Однако, внимательно ознакомившись с произнесенными над гробом речами, нельзя не задуматься: а не осталось ли все-таки в опустевшем, осиротелом доме Кустодиевых некое «эхо» этого угасшего существования, нечто, выражаясь слогом ректорской речи, «не подвергающееся тлению, повреждению и уничтожению», — хотя бы та «прямота и правота», с которой будут вести себя мать художника, Екатерина Прохоровна, и ее подрастающие дети в труднейших обстоятельствах?
Размышляя о творческой судьбе Бориса Михайловича Кустодиева, хочется возможно полнее восстановить «родословную» этого большого русского таланта, его глубоко уходящие в родную землю корни.
С младенческих лет Боря Кустодиев рос и воспитывался в простонародных русских традициях. И здесь немалая роль принадлежала самой патриархальной в семействе Кустодиевых фигуре — Прасковье Васильевне Дроздовой, из крепостных крестьян. В прошлом она вынянчила Екатерину Прохоровну, а теперь помогала ей подымать сирот. Эта красивая высокая старуха была уже фактически не прислугой, а давнишним членом семьи, с «правом голоса»; могла и хозяйке выговор за неэкономность сделать, и детям задать головомойку: как-никак все четверо прошли через ее руки. И ушла-то на покой и умерла она, кажется, лишь тогда, когда ее труды стали уже менее нужны: птенцы разлетались из родного дома и даже самому младшему, Михаилу, было восемнадцать лет. Борис Кустодиев отозвался на ее смерть с глубокой грустью, а впоследствии Вс. Воинов, явно с его слов, записал, что Прасковье Васильевне художник «многим обязан в смысле любви к простому русскому человеку».

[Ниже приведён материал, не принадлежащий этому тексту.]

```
int dag_launch(oisat_ctx* h, DagPlan& p, int* info_dev, unsigned* dag_timeouts, const DagSolve* solve = nullptr) {
    const int slots = dag_slots(h);
    if (!dag_fits(p.max_wave_chains, slots)) {
        oisat_set_error("task-graph factorization: %d chains of one wave on %d resident workgroups would not drain", p.max_wave_chains, slots);
        return OISAT_EINVAL;
    }
    if ((solve != nullptr) != (p.solve_refine >= 0) || (solve && solve->refine != p.solve_refine)) {
        oisat_set_error("task-graph launch: plan and solve arguments do not belong together");
        return OISAT_EINVAL;
    }
    const int grid = p.ntasks < slots ? p.ntasks : slots;
    const char* trace_file = getenv("OISAT_DAG_TRACE");
    const size_t trace_words = 4 * ((size_t)p.ntasks + (size_t)p.qcap) + 8 * (size_t)p.chain_rows + 8 * (size_t)grid;
    if (trace_file && !p.trace_dev) HIP_TRY(hipMalloc((void**)&p.trace_dev, sizeof(long long) * trace_words));
    if (trace_file) HIP_TRY(hipMemsetAsync(p.trace_dev, 0, sizeof(long long) * trace_words, h->stream));
    int flags = 0;
#ifdef OISAT_TEST_HOOKS
    if (getenv("OISAT_DAG_FLAGS")) flags = atoi(getenv("OISAT_DAG_FLAGS"));
#endif
    if (p.fwd_only && (p.nsys != 1 || !solve || !solve->fwd_rhs || !solve->fwd_sol || solve->nsys != 1)) {
        oisat_set_error("task-graph launch: the forward-sweep plan takes one system and its two work vectors");
        return OISAT_EINVAL;
    }
    if (solve) {
        if (solve->queue != p.queue_dev || solve->qcap != (int)p.qcap || solve->qcap0 != (int)p.qcap0) {
            oisat_set_error("task-graph launch: the solve arguments carry another plan's ready queue");
            return OISAT_EINVAL;
        }
        if (p.fwd_only) {
            OISAT_LAUNCH(h, "potrf_dag", potrf_dag_kernel<DAG_SOLVE_FWD>, dim3((unsigned)grid), dim3(256), 0, (const DagSys*)p.sys_dev,
                         (const int4*)p.tasks_dev, p.ntasks, p.ctl_dev, info_dev, dag_timeouts, p.state_dev, p.state_words, p.reserve_chains, flags,
                         trace_file ? p.trace_dev : (long long*)nullptr, p.chain_rows, *solve);
        } else {
            OISAT_LAUNCH(h, "analyse_dag", potrf_dag_kernel<DAG_SOLVE_ALL>, dim3((unsigned)grid), dim3(256), 0, (const DagSys*)p.sys_dev,
                         (const int4*)p.tasks_dev, p.ntasks, p.ctl_dev, info_dev, dag_timeouts, p.state_dev, p.state_words, p.reserve_chains, flags,
                         trace_file ? p.trace_dev : (long long*)nullptr, p.chain_rows, *solve);
        }
    } else {
        OISAT_LAUNCH(h, "potrf_dag", potrf_dag_kernel<DAG_SOLVE_NONE>, dim3((unsigned)grid), dim3(256), 0, (const DagSys*)p.sys_dev,
                     (const int4*)p.tasks_dev, p.ntasks, p.ctl_dev, info_dev, dag_timeouts, p.state_dev, p.state_words, p.reserve_chains, flags,
                     trace_file ? p.trace_dev : (long long*)nullptr, p.chain_rows, DagSolve{});
    }
    if (trace_file) {
        std::vector<long long> host(trace_words);
        HIP_TRY(hipStreamSynchronize(h->stream));
        HIP_TRY(hipMemcpy(host.data(), p.trace_dev, sizeof(long long) * trace_words, hipMemcpyDeviceToHost));
        if (FILE* f = fopen(trace_file, "wb")) {
            const int hdr[2] = {p.ntasks + (int)p.qcap, p.chain_rows + grid};
            fwrite(hdr, sizeof(int), 2, f);
            fwrite(p.tasks_host.data(), sizeof(int4), p.tasks_host.size(), f);
            {
                const std::vector<int4> pad((size_t)p.qcap, int4{-1, 0, 0, 0});
                fwrite(pad.data(), sizeof(int4), pad.size(), f);
            }
            fwrite(host.data(), sizeof(long long), host.size(), f);
            fclose(f);
        }
    }
    return OISAT_OK;
}
```

### oi-sat-gmi_amd/csrc/oisat_common.h

```cpp
#pragma once

#include <hip/hip_runtime.h>

#include <cmath>
#include <cstdarg>
#include <cstdint>
#include <cstdio>
#include <cstring>
#include <string>
#include <vector>

#include "../../include/oisat.h"

constexpr int kWave = 64;

void oisat_set_error(const char* fmt, ...);

struct ProfRec {
    char name[64];
    double total_ms = 0.0;
    int64_t launches = 0;
};

struct ProfPending {
    int rec;
    hipEvent_t a, b;
};

struct ChFactor {
    const float* S = nullptr;
    int64_t m = 0, mp = 0, ld = 0;
    float* tinv = nullptr;
    const int* env = nullptr;
    int band = 0;
    const double* fwd_d = nullptr;
};

struct BatchMat {
    float* S;
    float* tinv;
    int64_t ld;
    int64_t m;
    int mpb;
    int pad;
};

struct SolveState {
    double dd;
    double norm[12];
    int conv;
    int computed;
};

struct SolveMember {
    const float* S;
    const float* tinv;
    int64_t ld, m;
    int mpb, nx;
    const double *oxyz, *osig, *ovar, *d, *olat;
    double *z, *rhs, *fwd;
    SolveState* st;
    const double *gxyz, *gsig, *glat;
    int64_t n;
    const void* xb;
    void* xa;
    void* inc;
    const int* perm;
    int which;
};

struct ChBatch {
    BatchMat* table_dev = nullptr;
    int* cum_dev = nullptr;
    std::vector<int> cum_off, cum_cnt, cum_total;
    std::vector<long long> cum_key;
    std::vector<BatchMat> table;
    std::vector<int> order;
    int max_mpb = 0;
    SolveMember* solve_dev = nullptr;
    std::vector<SolveMember> solve_host;
    int64_t max_patches = 0;
    int* ord_dev = nullptr;
    void* ctl_dev = nullptr;
    int ord_total = 0;
    int64_t max_m = 0, max_n = 0, max_mp = 0;
    bool pairs = false;
    void* dag = nullptr;
    void* dag_solve = nullptr;
    int dag_solve_refine = -1, dag_solve_cells = 0;
};

struct DagSingle {
    void* plan = nullptr;
    const float* S = nullptr;
    const float* tinv = nullptr;
    int64_t ld = 0, mpb = 0;
    bool enveloped = false;
    bool fwd = false;
    uint64_t stamp = 0;
};

struct oisat_ctx {
    int device = 0;
    hipStream_t stream = nullptr;
    int cu_count = 0;
    size_t hbm_bytes = 0;
    char name[128] = {0};
    bool prof = false;
    std::vector<ProfRec> recs;
    std::vector<ProfPending> pending;
    std::vector<hipEvent_t> free_events;
    void* ws[10] = {nullptr, nullptr, nullptr, nullptr, nullptr, nullptr, nullptr, nullptr, nullptr, nullptr};
    size_t ws_bytes[10] = {0, 0, 0, 0, 0, 0, 0, 0, 0, 0};
    double scales_host[OISAT_MAX_SCALES] = {0};
    int scales_n = 0;
    const void* scales_dev = nullptr;
    ChFactor factor;
    bool small_tiles = true;
    double refine_tol = 1e-6;
    int corr = 0;
    int wave_prio = 0;
    int gemm_wg_per_cu = 0;
    hipStream_t own_stream = nullptr;
    hipStream_t aux_stream = nullptr;
    std::vector<hipEvent_t> sync_events;
    void* comm = nullptr;
    int comm_rank = 0, comm_size = 1;
    hipEvent_t signal_event = nullptr;
    std::vector<ChBatch*> batches;
    const int* obs_perm = nullptr;
    int64_t obs_perm_m = 0;
    std::vector<int32_t> factor_far;
    std::vector<int32_t> factor_mid;
    int dag_mode = -1;
    DagSingle dag_cache[8];
    uint64_t dag_clock = 0;
    void* pinned = nullptr;
    size_t pinned_bytes = 0;
    hipStream_t xfer_streams[4] = {nullptr, nullptr, nullptr, nullptr};
};

#define HIP_TRY(expr)                                                                          \
    do {                                                                                       \
        hipError_t _e = (expr);                                                                \
        if (_e != hipSuccess) {                                                                \
            oisat_set_error("%s failed: %s (%s:%d)", #expr, hipGetErrorString(_e), __FILE__, __LINE__); \
            return OISAT_EHIP;                                                                 \
        }                                                                                      \
    } while (0)

#define ARG_CHECK(cond)                                                                        \
    do {                                                                                       \
        if (!(cond)) {                                                                         \
            oisat_set_error("invalid argument: %s (%s:%d)", #cond, __FILE__, __LINE__);        \
            return OISAT_EINVAL;                                                               \
        }                                                                                      \
    } while (0)

void* oisat_ws(oisat_ctx* h, int slot, size_t bytes);
void* oisat_pinned(oisat_ctx* h, size_t bytes);
bool oisat_envelope_off();
void oisat_dag_plan_release(void* plan);

int oisat_prof_begin(oisat_ctx* h, const char* name);
void oisat_prof_end(oisat_ctx* h, int pending);

#define OISAT_LAUNCH(h, NAME, kernel, grid, block, shmem, ...)                                 \
    do {                                                                                       \
        int _p = (h)->prof ? oisat_prof_begin((h), NAME) : -1;                                 \
        hipLaunchKernelGGL(kernel, grid, block, shmem, (h)->stream, __VA_ARGS__);              \
        if (_p >= 0) oisat_prof_end((h), _p);                                                  \
        hipError_t _le = hipGetLastError();                                                    \
        if (_le != hipSuccess) {                                                               \
            oisat_set_error("launch of %s failed: %s", NAME, hipGetErrorString(_le));          \
            return OISAT_EHIP;                                                                 \
        }                                                                                      \
    } while (0)
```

Пенсия, которую получала Екатерина Прохоровна, была невелика — пятьдесят рублей, да и та, когда дети достигали определенных лет, все уменьшалась и уменьшалась, сократившись в конце концов ровно наполовину.
Грустно и трогательно читать письмо «главы семьи» к дочери Екатерине, учившейся на курсах в Петербурге: «Ничего, Котик милая, не могу тебе прислать, очень уж у меня тонко и круто в финансовом отношении; квартира меня подшибла, а очень бы хотелось побаловать тебя чем-нибудь».
Потом «Котик» вернется в Астрахань учительницей и, как отец, будет подрабатывать уроками, а в письмах матери — теперь уже старшему сыну, Борису, — будут проскальзывать все те же прежние заботы:
«…изо всех сил буду стараться, экономить во всем, чтобы уделять и ей (старшей дочери, Саше, переживавшей тогда семейную драму. —
Сложа руки сидеть не случалось. Екатерина Прохоровна подрабатывала вышиваньем, а то и игрой на рояле на домашних вечеринках у купцов и чиновников.
Несмотря на то что Кустодиевым не раз приходилось «круто в финансовом отношении», обстановка дома была полна уюта и даже, по воспоминаниям художника, изящества. Было много цветов, плющ обвивал окна. Часто звучала музыка. Мать и няня любили петь. И, наверное, с той самой поры в «репертуаре» самого Бориса Михайловича остались «Вниз по Матушке по Волге» и «Шумит Марица окровавленна» (последняя песня — почти ему ровесница, родившаяся в пору борьбы за освобождение славян в конце семидесятых годов). На рояле мало-мальски играли все младшие Кустодиевы. В письмах упоминаются любимые оперы, встречаются цитаты из арий («Это я не из себя, а из „Русалки“», — замечает, например, Екатерина Прохоровна). «Мама подарила всю „Кармен“ в две руки», — радостно сообщает Катя брату, а Екатерина Прохоровна упоминает, что пишет сыну под «аккомпанемент» Саши, которая играет «Паяцев» Леонкавалло. При малейшей возможности выписываются журналы: «Мы будем получать Ниву, Жизнь и Вестник, вот как кутим», — говорится в другом материнском письме.
Быть может, заведенные еще отцом, а может, дьяконом Василием Александровичем Кастальским, ставшим мужем старшей сестры художника, происходили домашние чтения. Кастальский читал отлично, особенно любил пьесы Шекспира и Островского. Видимо, у астраханского дьякона был немалый, природой ему отпущенный, актерский дар, который он и стремился удовлетворить хотя бы таким скромным образом.
Островского он, надо думать, читал с особым вкусом, ибо эта жизнь, этот быт были как нельзя лучше знакомы и ему, и его слушателям.